Note that all process IDs are the different, as each tasks runs in it's own process.

python src/sleep_hydra/main.py task.runtime=1,2,3 hydra/launcher=joblib -m

OUTPUT:

[2023-10-20 11:12:03,084][HYDRA] Joblib.Parallel(n_jobs=-1,backend=loky,prefer=processes,require=None,verbose=0,timeout=None,pre_dispatch=2*n_jobs,batch_size=auto,temp_folder=None,max_nbytes=None,mmap_mode=r) is launching 3 jobs
[2023-10-20 11:12:03,084][HYDRA] Launching jobs, sweep output dir : multirun/2023-10-20/11-11-57
[2023-10-20 11:12:03,085][HYDRA]        #0 : task.runtime=1
[2023-10-20 11:12:03,085][HYDRA]        #1 : task.runtime=2
[2023-10-20 11:12:03,085][HYDRA]        #2 : task.runtime=3
Output directory : /kyukon/data/gent/vo/000/gvo00070/vsc43257/hydra_hpc_example/multirun/2023-10-20/11-11-57/0
Output directory : /kyukon/data/gent/vo/000/gvo00070/vsc43257/hydra_hpc_example/multirun/2023-10-20/11-11-57/1
Output directory : /kyukon/data/gent/vo/000/gvo00070/vsc43257/hydra_hpc_example/multirun/2023-10-20/11-11-57/2
[2023-10-20 11:12:04,881][__main__][INFO] - Process ID 1598945 executed task {'runtime': 1, 'memory': 10} in 1.0003418159903958 seconds
[2023-10-20 11:12:05,912][__main__][INFO] - Process ID 1598949 executed task {'runtime': 2, 'memory': 10} in 2.000080882018665 seconds
[2023-10-20 11:12:06,913][__main__][INFO] - Process ID 1598952 executed task {'runtime': 3, 'memory': 10} in 3.000079121993622 seconds

Run on Slurm with the local test config

Note that by default no logging and print statements are shown, these are stored at .submitit/ in the output directory next to the output of each run. submitit_local uses subprocess to run the tasks locally, so the functionality and output is similar to joblib.

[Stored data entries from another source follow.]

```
__global__ void __launch_bounds__(256) k_svc_publish(SvcCtl *ctl, unsigned long long *ring, SvcSlot *slots, uint32_t slot, Buffers b, uint32_t n, uint32_t seq, uint32_t ring_log2) {
	__shared__ uint32_t s_base;
	if (threadIdx.x == 0) {
		SvcSlot *sl = slots + slot;
		sl->b = b;
		__hip_atomic_store(&sl->n, n, __ATOMIC_RELAXED, __HIP_MEMORY_SCOPE_AGENT);
		__hip_atomic_store(&sl->seq, seq, __ATOMIC_RELAXED, __HIP_MEMORY_SCOPE_AGENT);
		__hip_atomic_store(&sl->done, 0u, __ATOMIC_RELAXED, __HIP_MEMORY_SCOPE_AGENT);
		__hip_atomic_store(&sl->t_pub, (unsigned long long)__builtin_amdgcn_s_memrealtime(), __ATOMIC_RELAXED, __HIP_MEMORY_SCOPE_AGENT);
		s_base = __hip_atomic_fetch_add(&ctl->reserve, n, __ATOMIC_RELAXED, __HIP_MEMORY_SCOPE_AGENT);
	}
	__syncthreads();
	const uint32_t base = s_base, mask = (1u << ring_log2) - 1u;
	__builtin_amdgcn_fence(__ATOMIC_RELEASE, "agent");
	for (uint32_t i = threadIdx.x; i < n; i += blockDim.x) {
		const uint32_t t = base + i;
		__hip_atomic_store(ring + (t & mask), ((unsigned long long)((t >> ring_log2) + 1u) << 32) | (slot << 24) | i, __ATOMIC_RELAXED, __HIP_MEMORY_SCOPE_AGENT);
	}
	__builtin_amdgcn_fence(__ATOMIC_RELEASE, "agent");
	__syncthreads();
	if (threadIdx.x == 0) __hip_atomic_fetch_add(&ctl->avail, (int32_t)n, __ATOMIC_RELEASE, __HIP_MEMORY_SCOPE_AGENT);
}
```

Measured before the change: 561,500.

## Compute scale ratios in parallel publish kernel and keep LSD results in LDS

In non-compact service mode, the publish kernel now launches one workgroup per frame and computes scale ratios in parallel before the last-arriving block publishes the batch to the ring. The persistent service wave then no longer scans scales serially. The LSD search keeps its lines, rounds and steps in LDS, and the record tail writes final results directly instead of a global write followed by a re-read. The cost is a wider publish launch and a last-arriver counter. The scale work is removed from the per-frame service critical path.

```diff
diff --git a/squad-mortar-helper_amd/batch.py b/squad-mortar-helper_amd/batch.py
--- a/squad-mortar-helper_amd/batch.py
+++ b/squad-mortar-helper_amd/batch.py
@@ -269,6 +269,7 @@
         d["adaptive"] = bool(int(out[13]) & 2)
         d["settled"] = bool(int(out[13]) & 4) or not d["adaptive"]
         d["mode"] = "frame-granular" if int(out[13]) & 1 else "batch-granular"
+        d["service_kernel"] = "k_lsd_service_c" if int(out[30]) else "k_lsd_service"
         d["measured_frames_per_s"] = {"frame-granular": int(out[14]), "batch-granular": int(out[15])}
         return d
 
diff --git a/squad-mortar-helper_amd/csrc/smh_kernels.h b/squad-mortar-helper_amd/csrc/smh_kernels.h
--- a/squad-mortar-helper_amd/csrc/smh_kernels.h
+++ b/squad-mortar-helper_amd/csrc/smh_kernels.h
@@ -69,6 +69,8 @@
 
 #define SMH_FARM_RING 4u
 #define SMH_REC_ON 0x80000000u
+#define SMH_REC_SCANNED 0x40000000u
+#define SMH_REC_FLAGS (SMH_REC_ON | SMH_REC_SCANNED)
 #define SMH_LSD_LATE_HELP 1u
 struct FarmEntry {
 	unsigned long long post;
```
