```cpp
__device__ __forceinline__ void work_decode_grouped(const PPPlan& w, int item, int& q, int& m0, int& n0, int& split) {
    const unsigned y = (unsigned)item / (unsigned)w.ntiles;
    const int t = (int)((unsigned)item - y * (unsigned)w.ntiles);
    split = (int)y;
    q = 0;
#pragma unroll 1
    for (int i = 1; i < w.nprob; ++i)
        if (t >= w.prob[i].tile0) q = i;
    const PPProblem& pr = w.prob[q];
    const unsigned tl = (unsigned)(t - pr.tile0);
    const unsigned per_group = (unsigned)(pr.group_n * pr.ntm);
    const unsigned g = tl / per_group, rem = tl - g * per_group;
    const int first_n = (int)g * pr.group_n;
    const int gn = (pr.ntn - first_n) < pr.group_n ? (pr.ntn - first_n) : pr.group_n;
    const unsigned tm = rem / (unsigned)gn;
    m0 = (int)tm * PT;
    n0 = (first_n + (int)(rem - tm * (unsigned)gn)) * PT;
}

enum {
    PP_E_BF16 = 0,
    PP_E_BF16_GELU = 1,
    PP_E_RES = 2,
    PP_E_DACT_GELU = 3,
    PP_E_F32 = 4,
    PP_E_BF16_GELU_D = 5,
    PP_E_DACT_MUL = 6,
    PP_E_DACT_SWIGLU = 7
};

struct EpiTile {
    int m0, n0, batch, split;
    int q, M, N, ldc;
    bool plain;
    char* cbase;
    char* c2base;
// ... 114 lines not shown
inline int md_gemm_pp_epi_kind(const md_gemm_args* a) {
    switch (a->mode) {
        case MD_EPI_STORE_BF16:
            return a->act == MD_ACT_NONE ? PP_E_BF16 : a->act == MD_ACT_GELU_ERF ? ((a->dact_cached && a->C2) ? PP_E_BF16_GELU_D : PP_E_BF16_GELU) : -1;
        case MD_EPI_RESIDUAL: return PP_E_RES;
        case MD_EPI_DACT: return a->act == MD_ACT_GELU_ERF ? (a->dact_cached ? PP_E_DACT_MUL : PP_E_DACT_GELU) : -1;
        case MD_EPI_STORE_F32: return PP_E_F32;
        case MD_EPI_SWIGLU_BWD: return PP_E_DACT_SWIGLU;
        default: return -1;
    }
}


inline bool md_gemm_pp_plan(const md_gemm_args* a, PPPlan* w) {
    w->nprob = 0;
    w->ntm = (int)((a->M + PT - 1) / PT);
    w->ntn = (int)((a->N + PT - 1) / PT);
    w->ntiles = w->ntm * w->ntn;
    if (a->problems && a->n_problems > 0) {
        w->nprob = a->n_problems;
        int t0 = 0;
        const int64_t kspan_ = a->K / a->ksplit;
        for (int i = 0; i < a->n_problems; ++i) {
            const md_gemm_problem& s = a->problems[i];
            PPProblem& d = w->prob[i];
            d.A = s.A; d.B = s.B; d.c_off = s.c_off;
            d.lda = (int)s.lda; d.ldb = (int)s.ldb; d.M = (int)s.M; d.N = (int)s.N;
            d.ntm = (int)((s.M + PT - 1) / PT);
            d.ntn = (int)((s.N + PT - 1) / PT);
            d.tile0 = t0;
            int64_t g = (2 << 20) / (PT * kspan_ * 2);
            if (g < 4) g = 4;
            if (g > d.ntn) g = d.ntn;
            d.group_n = (int)g;
            t0 += d.ntm * d.ntn;
        }
        w->ntiles = t0;
    }
    const int64_t total = (int64_t)w->ntiles * (w->nprob ? 1 : a->batch) * a->ksplit;
    if (total > (1 << 30)) return false;
    w->total = (int)total;
    w->kspan = (int)(a->K / a->ksplit);
    w->nk = w->kspan / BKT;
    w->nseg = (a->A_list && a->list_segments > 1) ? a->list_segments : 1;
    w->nk_seg = w->nk / w->nseg;
    w->group_n = a->raster_group_n > 0 ? a->raster_group_n : 1;
    w->M = (int)a->M;
    w->N = (int)a->N;
    w->ksplit = a->ksplit;
    w->lda = (int)a->lda;
    w->ldb = (int)a->ldb;
    w->tail_first = w->total;
    w->tail_units = w->tail_split = w->tail_nk = 0;
    w->rps_shift = -1;
    if (a->rows_per_sample > 0 && (a->rows_per_sample & (a->rows_per_sample - 1)) == 0) {
        w->rps_shift = 0;
        while (((int64_t)1 << w->rps_shift) < a->rows_per_sample) ++w->rps_shift;
    }
    return true;
}

}
```

micro_diffusion_amd/csrc/gemm_w4.hip:

```cpp
#include "gemm_pp_common.h"

namespace {

struct W4Addr {
    unsigned adA[8];
    unsigned adB[8];
    unsigned aofs[8], bofs[8];
    unsigned ldsw;
};

#ifndef W4_ACC_INC
#define W4_ACC_INC "gemm_w4_acc.inc"
#endif
#include W4_ACC_INC

constexpr int W4_BUF = 32768;
constexpr int W4_BREG = 65536;
constexpr int W4_SLAB = 8192;

constexpr bool w4_is_dact(int epi) { return epi == PP_E_DACT_GELU || epi == PP_E_DACT_MUL || epi == PP_E_DACT_SWIGLU; }



typedef unsigned w4_u32x2 __attribute__((ext_vector_type(2), may_alias));
typedef unsigned w4_u32x4 __attribute__((ext_vector_type(4), may_alias));

struct W4Tile {
    int m0, n0, batch;
    int mlim, nlim;
    char* cbase;
    char* c2base;
    const char* opbase;
    const char* gbase;
};

struct W4EpiLane {
    unsigned wr[8];
    unsigned rd[4];
    unsigned oc, oc2, oo, og;
    int rg, c8;
};
struct W4Ops {
    uint4 v[4];
    uint4 gq;
    uint4 v2[4];
};

template <int EPI>
__device__ __forceinline__ void w4_epi_lane(const md_gemm_args& p, const W4Tile& et, int wcol, int lane_in, W4EpiLane& L) {
    int lane = lane_in;
    asm volatile("" : "+v"(lane));
    const int r = lane & 15, g = lane >> 4;
#pragma unroll
    for (int j = 0; j < 8; ++j) L.wr[j] = (unsigned)(r * 256 + ((32 * j + 8 * g) ^ (r << 4)));
#pragma unroll
    for (int t = 0; t < 4; ++t) L.rd[t] = (unsigned)((4 * t + g) * 256 + ((16 * r) ^ ((4 * t + g) << 4)));
    L.rg = g;
    L.c8 = r * 8;
    const int cc = wcol + r * 8 < et.nlim ? r * 8 : 0;
    L.oc = (unsigned)(g * (int)p.ldc + r * 8) * 2u;
    L.oc2 = (unsigned)(g * (int)p.ldc2 + r * 8) * 2u;
    L.oo = (unsigned)(g * (int)(EPI == PP_E_RES ? p.ldr : p.ldaux) + cc) * 2u;
    L.og = (unsigned)cc * 2u;
}

struct W4Rows {
    char* c;
    char* c2;
    const char* op;
    int64_t sc, sc2, so;
};

template <int EPI, bool INTERIOR>
__device__ __forceinline__ void w4_epi_req(const md_gemm_args& p, const W4Tile& et, const W4EpiLane& L, const char* oprow, int row0, int wcol, uint4& dst) {
    if (INTERIOR) {
        dst = *reinterpret_cast<const uint4*>(oprow + L.oo);
    } else if constexpr (EPI == PP_E_DACT_SWIGLU) {
        dst = make_uint4(0u, 0u, 0u, 0u);
    } else {
        const int64_t ldo = EPI == PP_E_RES ? p.ldr : p.ldaux;
        const int row = row0 + L.rg < et.mlim - 1 ? row0 + L.rg : et.mlim - 1;
        dst = *reinterpret_cast<const uint4*>(et.opbase + ((int64_t)row * ldo + wcol) * 2 + L.og);
    }
}
template <int EPI, int I>
__device__ __forceinline__ void w4_epi_gate(const md_gemm_args& p, const PPPlan& w, const W4Tile& et, const W4EpiLane& L, int wrow, int wcol, uint4& gq) {
    gq = make_uint4(0x3f803f80u, 0x3f803f80u, 0x3f803f80u, 0x3f803f80u);
    if (et.gbase) {
        int r0 = et.m0 + wrow + 16 * I;
        r0 = r0 < w.M - 1 ? r0 : w.M - 1;
        const unsigned srow = w.rps_shift >= 0 ? (unsigned)r0 >> w.rps_shift : (unsigned)r0 / (unsigned)p.rows_per_sample;
        gq = *reinterpret_cast<const uint4*>(et.gbase + ((int64_t)srow * p.ldg + wcol) * 2 + L.og);
    }
}

template <int I>
__device__ __forceinline__ void w4_epi_write(unsigned char* slab, const W4EpiLane& L) {
    unsigned char* half = slab + (I & 1) * 4096;
#pragma unroll
    for (int jh = 0; jh < 2; ++jh) {
        float a[16];
        if (jh == 0) w4_acc_read16<I, 0>(a);
        else w4_acc_read16<I, 1>(a);
#pragma unroll
        for (int q = 0; q < 4; ++q) {
            const w4_u32x2 v = {cvt_pk_bf16(a[4 * q], a[4 * q + 1]), cvt_pk_bf16(a[4 * q + 2], a[4 * q + 3])};
            *reinterpret_cast<w4_u32x2*>(half + L.wr[4 * jh + q]) = v;
        }
    }
}

template <int EPI, int I, bool INTERIOR>
__device__ __forceinline__ void w4_epi_store(const md_gemm_args& p, const PPPlan& w, const W4Tile& et, const W4EpiLane& L, int wrow, int wcol,
                                             const w4_u32x4 (&Tv)[4], W4Ops& ops, W4Rows& R) {
#pragma unroll
    for (int t = 0; t < 4; ++t) {
        const uint4 T = make_uint4(Tv[t].x, Tv[t].y, Tv[t].z, Tv[t].w);
        const int row0 = wrow + 16 * I + 4 * t;
        const bool ok = INTERIOR || (wcol + L.c8 < et.nlim && row0 + L.rg < et.mlim);
        char* const crow = R.c;
        uint4 out = T;
        if constexpr (EPI == PP_E_BF16 || EPI == PP_E_RES || EPI == PP_E_BF16_GELU) {
            if (et.c2base && ok) *reinterpret_cast<uint4*>(R.c2 + L.oc2) = T;
        }
        if constexpr (EPI == PP_E_BF16_GELU) {
            float v[8];
            unpack8(T, v);
#pragma unroll
            for (int e = 0; e < 8; e += 2) {
                const f32x2 g2 = gelu_erf_2(f32x2{v[e], v[e + 1]});
                v[e] = g2.x;
                v[e + 1] = g2.y;
            }
            out = make_uint4(cvt_pk_bf16(v[0], v[1]), cvt_pk_bf16(v[2], v[3]), cvt_pk_bf16(v[4], v[5]), cvt_pk_bf16(v[6], v[7]));
        } else if constexpr (EPI == PP_E_BF16_GELU_D) {
            float v[8], dv[8];
            unpack8(T, v);
#pragma unroll
            for (int e = 0; e < 8; e += 2) {
                f32x2 g2, d2;
                gelu_dgelu_erf_2(f32x2{v[e], v[e + 1]}, g2, d2);
                v[e] = g2.x;
                v[e + 1] = g2.y;
                dv[e] = d2.x;
                dv[e + 1] = d2.y;
            }
            out = make_uint4(cvt_pk_bf16(v[0], v[1]), cvt_pk_bf16(v[2], v[3]), cvt_pk_bf16(v[4], v[5]), cvt_pk_bf16(v[6], v[7]));
            if (et.c2base && ok)
                *reinterpret_cast<uint4*>(R.c2 + L.oc2) =
                    make_uint4(cvt_pk_bf16(dv[0], dv[1]), cvt_pk_bf16(dv[2], dv[3]), cvt_pk_bf16(dv[4], dv[5]), cvt_pk_bf16(dv[6], dv[7]));
        } else if constexpr (EPI == PP_E_RES) {
            const uint4 gq = ops.gq;
            const unsigned lw[4] = {T.x, T.y, T.z, T.w}, rw[4] = {ops.v[t].x, ops.v[t].y, ops.v[t].z, ops.v[t].w}, gw[4] = {gq.x, gq.y, gq.z, gq.w};
            unsigned ow[4];
#pragma unroll
            for (int h = 0; h < 4; ++h) {
                const float y0 = __uint_as_float(lw[h] << 16), y1 = __uint_as_float(lw[h] & 0xffff0000u);
                const float r0 = __uint_as_float(rw[h] << 16), r1 = __uint_as_float(rw[h] & 0xffff0000u);
                const float g0 = __uint_as_float(gw[h] << 16), g1 = __uint_as_float(gw[h] & 0xffff0000u);
                ow[h] = cvt_pk_bf16(r0 + g0 * y0, r1 + g1 * y1);
            }
            out = make_uint4(ow[0], ow[1], ow[2], ow[3]);
        } else if constexpr (EPI == PP_E_DACT_MUL) {
            float v[8], ax[8];
            unpack8(T, v);
            unpack8(ops.v[t], ax);
#pragma unroll
            for (int e = 0; e < 8; ++e) v[e] *= ax[e];
            out = make_uint4(cvt_pk_bf16(v[0], v[1]), cvt_pk_bf16(v[2], v[3]), cvt_pk_bf16(v[4], v[5]), cvt_pk_bf16(v[6], v[7]));
        } else if constexpr (EPI == PP_E_DACT_SWIGLU) {
            float g[8], x1[8], x2[8], o2[8];
            unpack8(T, g);
            unpack8(ops.v[t], x1);
            unpack8(ops.v2[t], x2);
#pragma unroll
            for (int e = 0; e < 8; ++e) {
                const float sg = __builtin_amdgcn_rcpf(1.f + __builtin_amdgcn_exp2f(x1[e] * -1.4426950408889634f));
                const float sl = x1[e] * sg;
                o2[e] = g[e] * sl;
                g[e] = g[e] * x2[e] * (sg + sl * (1.f - sg));
            }
            out = make_uint4(cvt_pk_bf16(g[0], g[1]), cvt_pk_bf16(g[2], g[3]), cvt_pk_bf16(g[4], g[5]), cvt_pk_bf16(g[6], g[7]));
            if (ok) *reinterpret_cast<uint4*>(crow + L.oc + 2 * (int64_t)p.N) =
                make_uint4(cvt_pk_bf16(o2[0], o2[1]), cvt_pk_bf16(o2[2], o2[3]), cvt_pk_bf16(o2[4], o2[5]), cvt_pk_bf16(o2[6], o2[7]));
        } else if constexpr (EPI == PP_E_DACT_GELU) {
            float v[8], ax[8];
            unpack8(T, v);
            unpack8(ops.v[t], ax);
#pragma unroll
            for (int e = 0; e < 8; e += 2) {
                const f32x2 d = dgelu_erf_2(f32x2{ax[e], ax[e + 1]});
                v[e] *= d.x;
                v[e + 1] *= d.y;
            }
            out = make_uint4(cvt_pk_bf16(v[0], v[1]), cvt_pk_bf16(v[2], v[3]), cvt_pk_bf16(v[4], v[5]), cvt_pk_bf16(v[6], v[7]));
        }
#ifdef W4_X_NOSTORE
        asm volatile("" : : "v"(out.x), "v"(out.y), "v"(out.z), "v"(out.w));
#else
        if (ok) *reinterpret_cast<uint4*>(crow + L.oc) = out;
#endif
        if constexpr ((EPI == PP_E_RES || w4_is_dact(EPI)) && I < 7) {
            w4_epi_req<EPI, INTERIOR>(p, et, L, R.op, row0 + 16, wcol, ops.v[t]);
            if constexpr (EPI == PP_E_DACT_SWIGLU) w4_epi_req<EPI, INTERIOR>(p, et, L, R.op + 2 * (int64_t)p.N, row0 + 16, wcol, ops.v2[t]);
        }
        R.c += R.sc;
        R.c2 += R.sc2;
        R.op += R.so;
    }
    if constexpr (EPI == PP_E_RES && I < 7) w4_epi_gate<EPI, I + 1>(p, w, et, L, wrow, wcol, ops.gq);
}

template <int I>
__device__ __forceinline__ void w4_epi_read(unsigned char* slab, const W4EpiLane& L, w4_u32x4 (&Tv)[4]) {
    unsigned char* half = slab + (I & 1) * 4096;
#pragma unroll
    for (int t = 0; t < 4; ++t) Tv[t] = *reinterpret_cast<const w4_u32x4*>(half + L.rd[t]);
}

template <int EPI, bool INTERIOR>
__device__ __forceinline__ void w4_epilogue(const md_gemm_args& p, const PPPlan& w, const W4Tile& et, unsigned char* slab, int wrow, int wcol, int lane) {
    W4EpiLane L;
    w4_epi_lane<EPI>(p, et, wcol, lane, L);
    W4Ops ops;
    W4Rows R;
    const int64_t ldo = EPI == PP_E_RES ? p.ldr : p.ldaux;
    R.sc = 8 * p.ldc;
    R.sc2 = 8 * p.ldc2;
    R.so = 8 * ldo;
    R.c = et.cbase + ((int64_t)wrow * p.ldc + wcol) * 2;
    R.c2 = et.c2base ? et.c2base + ((int64_t)wrow * p.ldc2 + wcol) * 2 : nullptr;
    R.op = nullptr;
    if constexpr (EPI == PP_E_RES || w4_is_dact(EPI)) {
        R.op = et.opbase + ((int64_t)wrow * ldo + wcol) * 2;
#pragma unroll
        for (int t = 0; t < 4; ++t) {
            w4_epi_req<EPI, INTERIOR>(p, et, L, R.op, wrow + 4 * t, wcol, ops.v[t]);
            if constexpr (EPI == PP_E_DACT_SWIGLU) w4_epi_req<EPI, INTERIOR>(p, et, L, R.op + 2 * (int64_t)p.N, wrow + 4 * t, wcol, ops.v2[t]);
            R.op += R.so;
        }
        if constexpr (EPI == PP_E_RES) w4_epi_gate<EPI, 0>(p, w, et, L, wrow, wcol, ops.gq);
    }
    w4_u32x4 Tv[4];
    w4_epi_write<0>(slab, L);
#define W4_EPI_STEP(I)                                                                                                  \
    w4_epi_read<I>(slab, L, Tv);                                                                                        \
    if constexpr ((I) < 7) w4_epi_write<((I) < 7 ? (I) + 1 : 7)>(slab, L);                                               \
    if constexpr ((I) == 0) asm volatile("s_waitcnt vmcnt(0)" ::: "memory");                                             \
    w4_epi_store<EPI, I, INTERIOR>(p, w, et, L, wrow, wcol, Tv, ops, R);
    W4_EPI_STEP(0) W4_EPI_STEP(1) W4_EPI_STEP(2) W4_EPI_STEP(3) W4_EPI_STEP(4) W4_EPI_STEP(5) W4_EPI_STEP(6) W4_EPI_STEP(7)
#undef W4_EPI_STEP
}
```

python src/sleep_hydra/main.py task.runtime=1,2,3 hydra/launcher=submitit_local -m

OUTPUT:

[2023-10-20 11:12:57,639][HYDRA] Submitit 'local' sweep output dir : multirun/2023-10-20/11-12-57
[2023-10-20 11:12:57,641][HYDRA]        #0 : task.runtime=1
[2023-10-20 11:12:57,645][HYDRA]        #1 : task.runtime=2
[2023-10-20 11:12:57,653][HYDRA]        #2 : task.runtime=3

Run on Slurm using the HPC job scheduler

Can only be executed on the HPC cluster.

python src/sleep_hydra/main.py task.runtime=1,2,3 hydra/launcher=submitit_slurm -m

OUTPUT:

[2023-10-20 11:15:04,918][HYDRA] Submitit 'slurm' sweep output dir : multirun/2023-10-20/11-15-04
[2023-10-20 11:15:04,920][HYDRA]        #0 : task.runtime=1
[2023-10-20 11:15:04,924][HYDRA]        #1 : task.runtime=2
[2023-10-20 11:15:04,928][HYDRA]        #2 : task.runtime=3

Specifying resources

For a full list of settings, see the HPC documentation. To see available parameters, run:

python src/sleep_hydra/main.py hydra/launcher=submitit_slurm --cfg hydra -p hydra.launcher

Slurm job with 2 CPUs and 4GB of RAM:

python src/sleep_hydra/main.py hydra/launcher=submitit_slurm hydra.launcher.cpus_per_task=2 hydra.launcher.mem_gb=4GB

Benchmarking overhead

We can benchmark both runtime and memory in two ways besides benchmark=runtime and benchmark=memory:

benchmark=all will run the task twice, once with timeit and once with memray.

# seconds
[(3, 3.000507133983774), (2, 2.0004843850038014), (1, 1.0004661950224545)]
# megabytes
[(100, 95.39), (10, 9.559), (1, 0.999444)]
  • benchmark=hybrid will run the task once with timeit inside the memray wrapper.
# seconds
[(3, 3.013979399984237), (2, 2.013261186017189), (1, 1.015038490993902)]
# megabytes
[(100, 96.392), (10, 10.561), (1, 1.001554)]

The overhead of benchmark=hybrid is negligable for large sizes, it's more important to run multiple times and report the variance.